NASA accepted the proposal provided that the costs be kept under US$30 million, excluding launcher and data analysis. Due to cost overruns in the Explorer program due to IRAS, work on constructing the satellite at Goddard Space Flight Center (GSFC) did not begin until 1981. To save costs, the infrared detectors and liquid helium dewar on COBE would be similar to those used on the Infrared Astronomical Satellite (IRAS).

COBE was originally planned to be launched on a Space Shuttle mission STS-82-B in 1988 from Vandenberg Air Force Base, but the Challenger explosion delayed this plan when the Shuttles were grounded. NASA prevented COBE's engineers from going to other space companies to launch COBE, and eventually a redesigned COBE was placed into Sun-synchronous orbit on 18 November 1989 aboard a Delta launch vehicle.

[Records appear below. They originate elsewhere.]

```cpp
#undef FQL_LAUNCH
    void issue_of(const Program& pr, const Launch& L, hipStream_t s) {
        issue(L, s, &pr == &prog_full ? (int)(&L - pr.launches.data()) : -1);
    }
    void run_launches(Program& pr, hipStream_t s0, const hipStream_t* ls = nullptr, bool fork = true) {
        static const bool trace_l = getenv("FQL_TRACE") != nullptr;
        issue_lanes(pr, s0, ls, fork, [&](const Launch& L, hipStream_t s) {
            if (trace_l) {
                fprintf(stderr, "[fql] launch %d type %d lane %d grid %d waits %zu:", (int)(&L - pr.launches.data()), (int)L.type, L.lane, L.grid, L.waits.size());
                for (int w : L.waits) fprintf(stderr, " %d(lane %d)", w, pr.launches[w].lane);
                fprintf(stderr, "\n");
            }
            issue_of(pr, L, s);
        });
    }
    std::vector<AqlDispatch> record_dispatches(const Program& pr) {
        std::vector<AqlDispatch> rec;
        aql_rec = &rec;
        try {
            for (const Launch& L : pr.launches) issue_of(pr, L, nullptr);
        } catch (...) { aql_rec = nullptr; throw; }
        aql_rec = nullptr;
        if (rec.size() != pr.launches.size()) throw HipError{"internal: a launch did not record exactly one dispatch"};
        return rec;
    }

    void build_aql(Program& pr) {
// ... 394 lines not shown
                        if (m == 2) a.writes.push_back(P + n_train + c.w);
                    }
                const Layer& D = encs[ei].dense;
                a.reads.push_back(G + D.w); a.reads.push_back(G + D.b);
                a.writes.push_back(P + D.w);
                if (m == 2) a.writes.push_back(P + n_train + D.w);
            }
            for (int ni : net_ids)
                for (const Layer& L : nets[ni].layers) {
                    a.reads.push_back(G + L.w); a.reads.push_back(G + L.b);
                    a.writes.push_back(P + L.w);
                    if (L.ln) { a.reads.push_back(G + L.g); a.reads.push_back(G + L.be); a.writes.push_back(P + L.g); }
                    if (ni == NET_C0 || ni == NET_C1) a.writes.push_back(P + n_train + L.w);
                }
            emit_lane = lane;
            push(pr, a);
        }

    void build_opt_program(Program& pr, bool two_lanes) {
        DevState* st = d_state;
        if (two_lanes) {
            adam_for(pr, 2, {NET_C0, NET_C1}, 1);
            adam_for(pr, 0, {NET_BC}, 1);
            if (use_chain) { emit_lane = 1; emit_wfrag(pr); }
            adam_for(pr, 1, {NET_OS}, 0);
        } else {
            adam_for(pr, 2, {NET_C0, NET_C1, NET_BC, NET_OS}, 0, -2);
            if (use_chain) { emit_lane = 0; emit_wfrag(pr); }
        }
        Op f{};
        f.type = OP_FINALIZE;
        f.fin_mode = 1;
        f.reads = {d_partials + mod_chunk0[0] * 4, d_partials + mod_chunk0[1] * 4, d_partials + mod_chunk0[2] * 4, &st->info[0],
                   &st->info[4], &st->info[5], &st->info[7], &st->info[9]};
        f.writes = {&st->info[10], st};
        emit_lane = 0;
        push(pr, f);
    }
    void run_opt_split(hipStream_t s0, hipStream_t s1) {
        if (!ev_c) HIP_CHECK(hipEventCreateWithFlags(&ev_c, hipEventDisableTiming));
        if (!split_begun) HIP_CHECK(hipEventRecord(ev_c, s0));
        HIP_CHECK(hipStreamWaitEvent(s1, ev_c, 0));
        split_begun = false;
        const hipStream_t ls[FQL_LANES] = {s0, s1, s1, s1};
        run_launches(prog_opt_split, s0, ls, false);
    }

    void build_full_program(Program& pr) {
        build_step_program(pr, true);
        DevState* st = d_state;
        adam_for(pr, 2, {NET_C0, NET_C1, NET_BC}, fill_lane_full, 0);
        emit_wfrag(pr);
        adam_for(pr, 1, {NET_OS}, 0);
        Op f{};
        f.type = OP_FINALIZE;
        f.fin_mode = 1;
        f.reads = {d_partials + mod_chunk0[0] * 4, d_partials + mod_chunk0[1] * 4, d_partials + mod_chunk0[2] * 4, &st->info[0],
                   &st->info[4], &st->info[5], &st->info[7], &st->info[9]};
        f.writes = {&st->info[10], st};
        emit_lane = 0;
        push(pr, f);
    }

    FinalizeArgs fin_args(int do_grad_stats) const {
        return FinalizeArgs{d_state, d_chunks, d_partials, d_leaf_range, n_chunks, n_train_leaves, do_grad_stats, -1};
    }

    void build_ifql_program(Program& pr, bool with_grads) {
        const int od = cfg.obs_dim, ad = cfg.act_dim, ap = pad16(ad);
        DevState* st = d_state;
        const void *I_V = &st->info[IFQL_I_VALUE], *I_C = &st->info[IFQL_I_CRITIC], *I_A = &st->info[IFQL_I_ACTOR];
        wide_tiles = true;
        allow64 = true;
        emit_lane = 0;
        {
            Op op{};
            op.type = OP_IFQL_PREP;
            const IfqlPrepArgs iprep{d_src, st, seed, B, od, ad, nets[NET_OS].in_p(), nets[NET_C0].in_p(), nets[NET_BC].in_p(), ap,
                                     X_v, X_c1, X_bc, vel, w_rew, w_mask};
            op.k = bind(fql_ifql_prep_kernel, (iprep.B + 3) / 4, iprep);
            op.writes = {X_v, X_c1, X_bc, vel, w_rew, w_mask};
            push(pr, op);
        }
        emit_lane = 1;
        emit_forward(pr, p_v, with_grads);
        for (int e = 0; e < 2; ++e) emit_forward(pr, p_ct[e], false);
        {
            Op op{};
            op.type = OP_IFQL_LOSS_V;
            const IfqlValueArgs iv{p_v.out, p_ct[0].out, p_ct[1].out, with_grads ? p_v.dz.back() : nullptr, st, B, expectile};
            op.k = bind(fql_ifql_loss_value_kernel, 1, iv);
            op.reads = {p_v.out, p_ct[0].out, p_ct[1].out};
            op.writes = {I_V};
            if (with_grads) op.writes.push_back(p_v.dz.back());
            push(pr, op);
        }
        if (with_grads) emit_backward(pr, p_v, 0, B, true, false);
        emit_forward(pr, p_bc, with_grads);
        {
            Op op{};
            op.type = OP_LOSS_BC;
            op.lb = LossBcArgs{p_bc.out, vel, with_grads ? p_bc.dz.back() : nullptr, st, B, ad, ap, with_grads ? 1 : 0};
            op.reads = {p_bc.out, vel};
            op.writes = {I_A};
            if (with_grads) op.writes.push_back(p_bc.dz.back());
            push(pr, op);
// ... 2037 lines not shown
        HIP_CHECK(hipMemset(h->G, 0, h->n_train * sizeof(float)));
        HIP_CHECK(hipMemset(h->Mu, 0, h->n_train * sizeof(float)));
        HIP_CHECK(hipMemset(h->Nu, 0, h->n_train * sizeof(float)));
        h->build_enc_weights();
        h->build_leaves();
        h->init_params();
        h->build_chain_weights();
        h->refresh_chain_weights(h->stream);
        HIP_CHECK(hipMalloc((void**)&h->d_state, sizeof(DevState)));
        if (h->own_info()) {
            HIP_CHECK(hipMalloc((void**)&h->iql_info, 2 * IQL_INFO_STRIDE * sizeof(float)));
            HIP_CHECK(hipMemset(h->iql_info, 0, 2 * IQL_INFO_STRIDE * sizeof(float)));
        }
        HIP_CHECK(hipMalloc((void**)&h->d_src, sizeof(SrcDesc)));
        HIP_CHECK(hipHostMalloc((void**)&h->h_src_ring, 64 * sizeof(SrcDesc), hipHostMallocDefault));
        HIP_CHECK(hipHostMalloc((void**)&h->h_info_ring, fql_engine::kInfoRing * 32 * sizeof(float), hipHostMallocDefault));
        for (auto& e : h->info_ev) HIP_CHECK(hipEventCreateWithFlags(&e, hipEventDisableTiming));
        DevState st{};
        st.rng_step = 0; st.adam_count = 0; st.train_step = 1; st.b1pow = 1.0; st.b2pow = 1.0; st.grad_scale = 1.0f; st.lam = 1.0f;
        const float ninf = -INFINITY, pinf = INFINITY;
        int bi; std::memcpy(&bi, &ninf, 4); st.gmax = bi >= 0 ? bi : bi ^ 0x7FFFFFFF;
        std::memcpy(&bi, &pinf, 4); st.gmin = bi >= 0 ? bi : bi ^ 0x7FFFFFFF;
        HIP_CHECK(hipMemcpy(h->d_state, &st, sizeof st, hipMemcpyHostToDevice));
        if (kind == AgentKind::IQLD) {
            HIP_CHECK(hipMalloc((void**)&h->d_state_a, sizeof(DevState)));
            HIP_CHECK(hipMemcpy(h->d_state_a, &st, sizeof st, hipMemcpyHostToDevice));
        }
        if (kind == AgentKind::CFGRL) {
            HIP_CHECK(hipMalloc((void**)&h->d_gsrc, sizeof(CfgrlSrc)));
            HIP_CHECK(hipMemset(h->d_gsrc, 0, sizeof(CfgrlSrc)));
            HIP_CHECK(hipHostMalloc((void**)&h->h_gsrc_ring, 64 * sizeof(CfgrlSrc), hipHostMallocDefault));
        }
        h->build_workspace(cfg->batch_size);
    } catch (const Invalid& e) {
        g_create_error = e.msg; fql_destroy(h); return FQL_E_INVALID;
    } catch (const HipError& e) {
        g_create_error = e.msg; fql_destroy(h); return FQL_E_HIP;
    }
    *out = h;
    return FQL_OK;
}

int fql_destroy(fql_handle h) {
    if (!h) return FQL_OK;
    if (h->group) { h->err = "fql_destroy: the handle is a member of an agent group (fql_group_destroy first)"; return FQL_E_STATE; }
    try { h->aql_drain(); } catch (...) {}
    if (h->stream) hipStreamSynchronize(h->stream);
    hipDeviceSynchronize();
    h->free_workspace();
    h->aql.shutdown();
    for (auto* m : {&h->evals, &h->sweeps})
        for (auto& kv : *m)
            for (void* p : kv.second->allocs) hipFree(p);
    hipFree(h->P); hipFree(h->G); hipFree(h->Mu); hipFree(h->Nu); hipFree(h->d_chunks); hipFree(h->d_partials); hipFree(h->d_leaf_range); hipFree(h->d_state); hipFree(h->d_src); hipFree(h->d_emb); hipFree(h->iql_info); hipFree(h->d_state_a);
    if (h->h_src_ring) hipHostFree(h->h_src_ring);
    hipFree(h->d_gsrc); hipFree(h->ds_final); hipFree(h->ds_reps);
    if (h->h_gsrc_ring) hipHostFree(h->h_gsrc_ring);
    if (h->h_info_ring) hipHostFree(h->h_info_ring);
    for (auto& e : h->info_ev) if (e) hipEventDestroy(e);
    hipFree(h->ds_obs); hipFree(h->ds_act); hipFree(h->ds_rew); hipFree(h->ds_mask); hipFree(h->ds_nobs); hipFree(h->ds_row);
    hipFree(h->ds_frames); hipFree(h->ds_next_frames); hipFree(h->ds_init);
    hipFree(h->rb_obs); hipFree(h->rb_act); hipFree(h->rb_rew); hipFree(h->rb_mask); hipFree(h->rb_nobs);
    hipFree(h->rb_frames); hipFree(h->rb_next_frames); hipFree(h->rb_init);
    for (void* q : h->enc_allocs) hipFree(q);
    for (void* q : h->chain_allocs) hipFree(q);
    if (h->stream) hipStreamDestroy(h->stream);
    for (hipStream_t s : h->lane_streams) if (s) hipStreamDestroy(s);
    delete h;
    return FQL_OK;
}

int fql_set_batch_size(fql_handle h, int batch_size) {
    if (!h) return FQL_E_INVALID;
    if (h->group) { h->err = "fql_set_batch_size: the handle is a member of an agent group (fql_group_destroy first)"; return FQL_E_STATE; }
    FQL_TRY(h, { if (batch_size != h->B) h->build_workspace(batch_size); });
}

int fql_num_leaves(fql_handle h) { return h ? (int)h->leaves.size() : FQL_E_INVALID; }

int fql_leaf_info(fql_handle h, int index, char* name, int name_cap, int* ndim, int64_t shape[4]) {
    if (!h) return FQL_E_INVALID;
    FQL_TRY(h, {
        if (index < 0 || index >= (int)h->leaves.size()) invalid("leaf index %d out of range", index);
        const Leaf& l = h->leaves[index];
        if (name && name_cap > 0) { std::strncpy(name, l.name.c_str(), name_cap - 1); name[name_cap - 1] = 0; }
        if (ndim) *ndim = l.ndim;
        if (shape) for (int i = 0; i < 4; ++i) shape[i] = l.shape[i];
    });
}

static int leaf_rw(fql_handle h, const char* leaf, float* host, size_t n, int which, bool to_device) {
    if (!h) return FQL_E_INVALID;
    try {
        h->group_fence();
        h->hip_touch();
        if (!leaf || !host) invalid("leaf/host pointer must not be NULL");
        const Leaf* l = h->find_leaf(leaf);
        if (!l) { h->err = std::string("unknown leaf: ") + leaf; return FQL_E_NOTFOUND; }
        if (n != fql_engine::leaf_count(*l)) invalid("leaf %s has %zu elements, got %zu", leaf, fql_engine::leaf_count(*l), n);
        float* arena = h->P;
        if (which >= 0) {
            if (!l->trainable && which >= 0) {
                if (to_device) return FQL_OK;
                std::memset(host, 0, n * sizeof(float));
                return FQL_OK;
            }
            arena = which == 0 ? h->Mu : h->Nu;
// ... 1515 lines not shown
```

fql_amd/csrc/fql_kernels.h:

```cpp
#pragma once
#include <hip/hip_runtime.h>
#include <stdint.h>

typedef float f32x4 __attribute__((ext_vector_type(4)));

#define FQL_GAS __attribute__((address_space(1)))
__device__ __forceinline__ float ldg(const float* p) { return *(const FQL_GAS float*)p; }
__device__ __forceinline__ f32x4 ldg4(const float* p) { return *(const FQL_GAS f32x4*)p; }
__device__ __forceinline__ void stg(float* p, float v) { *(FQL_GAS float*)p = v; }
__device__ __forceinline__ void stg4(float* p, f32x4 v) { *(FQL_GAS f32x4*)p = v; }

#define FQL_THREADS 256

struct FastDiv {
    unsigned m;
    int d;
    __device__ __forceinline__ explicit FastDiv(int dd) : m(dd > 1 ? 0xFFFFFFFFu / (unsigned)dd + 1u : 0u), d(dd) {}
    __device__ __forceinline__ FastDiv(int dd, unsigned long long max_x) : m(dd > 1 && max_x * (unsigned long long)dd < (1ull << 32) ? 0xFFFFFFFFu / (unsigned)dd + 1u : 0u), d(dd) {}
    __device__ __forceinline__ int div(int x) const { return m ? (int)__umulhi((unsigned)x, m) : (d == 1 ? x : (int)((unsigned)x / (unsigned)d)); }
    __device__ __forceinline__ void divmod(int x, int& q, int& r) const { q = div(x); r = x - q * d; }
};

__device__ __forceinline__ float frcp(int d) { return __builtin_amdgcn_rcpf((float)d); }
__device__ __forceinline__ int sdiv(int x, float rd) { return (int)(((float)x + 0.5f) * rd); }
// ... 1895 lines not shown
    if (threadIdx.x == 0) P.st->info[5] = t / (float)n;
}

struct LossActorArgs {
    const float* a_raw;
    const float* tgt;
    const float *dxa, *dxb;
    float* da;
    DevState* st;
    int B, od, ad, inp_c, ap, want_grad;
    float alpha;
};
__device__ __forceinline__ void fql_loss_actor_body(const LossActorArgs& P, float* sh) {
    const int n = P.B * P.ad;
    const float gs = P.alpha * 2.0f / (float)n;
    float s = 0.f;
    for (int e = threadIdx.x; e < n; e += FQL_THREADS) {
        const int b = sdiv(e, frcp(P.ad)), a = e - b * P.ad;
        const float ar = P.a_raw[(size_t)b * P.ap + a];
        const float d = ar - P.tgt[(size_t)b * P.ap + a];
        s += d * d;
        if (P.want_grad) {
            float g = gs * d;
            if (ar > -1.0f && ar < 1.0f) {
                const size_t o = (size_t)b * P.inp_c + P.od + a;
                g += P.dxa[o] + P.dxb[o];
            }
            P.da[(size_t)b * P.ap + a] = g;
        }
    }
    const float t = block_sum(s, sh);
    if (threadIdx.x == 0) {
        const float distill = t / (float)n;
        P.st->info[6] = distill;
        P.st->info[4] = P.st->info[5] + P.alpha * distill + P.st->info[7];
    }
}

__global__ __launch_bounds__(FQL_THREADS) void fql_loss_actor_kernel(LossActorArgs P) { __shared__ float sh[4]; fql_loss_actor_body(P, sh); }
__global__ __launch_bounds__(FQL_THREADS) void fql_loss_actor_multi_kernel(const LossActorArgs* __restrict__ args) { __shared__ float sh[4]; const LossActorArgs P = args[blockIdx.y]; fql_loss_actor_body(P, sh); }

enum : int { MISC_POSTOS = 0, MISC_LOSS_CRITIC, MISC_LOSS_Q, MISC_LOSS_BC };
struct MiscTask {
    int kind;
    union {
        PostOsArgs po;
        LossCriticArgs lc;
        LossQArgs lq;
        LossBcArgs lb;
    };
};

struct AdamChunk { int off, len, leaf; };
struct AdamArgs {
    float *P, *G, *Mu, *Nu, *T;
    const AdamChunk* chunks;
    DevState* st;
    float* partials;
    int chunk0;
    int critic_size;
    float lr, tau;
    int tl;
    int n0, chunk1;
};
__device__ __forceinline__ int f2ord(float f) {
    const int i = __float_as_int(f);
    return i >= 0 ? i : i ^ 0x7FFFFFFF;
}
__device__ __forceinline__ float ord2f(int i) { return __int_as_float(i >= 0 ? i : i ^ 0x7FFFFFFF); }
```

On 23 April 1992, COBE scientists announced at the APS April Meeting in Washington, D.C. the finding of the "primordial seeds" (CMBE anisotropy) in data from the DMR instrument; until then the other instruments were "unable to see the template." The following day The New York Times ran the story on the front page, explaining the finding as "the first evidence revealing how an initially smooth cosmos evolved into today's panorama of stars, galaxies and gigantic clusters of galaxies."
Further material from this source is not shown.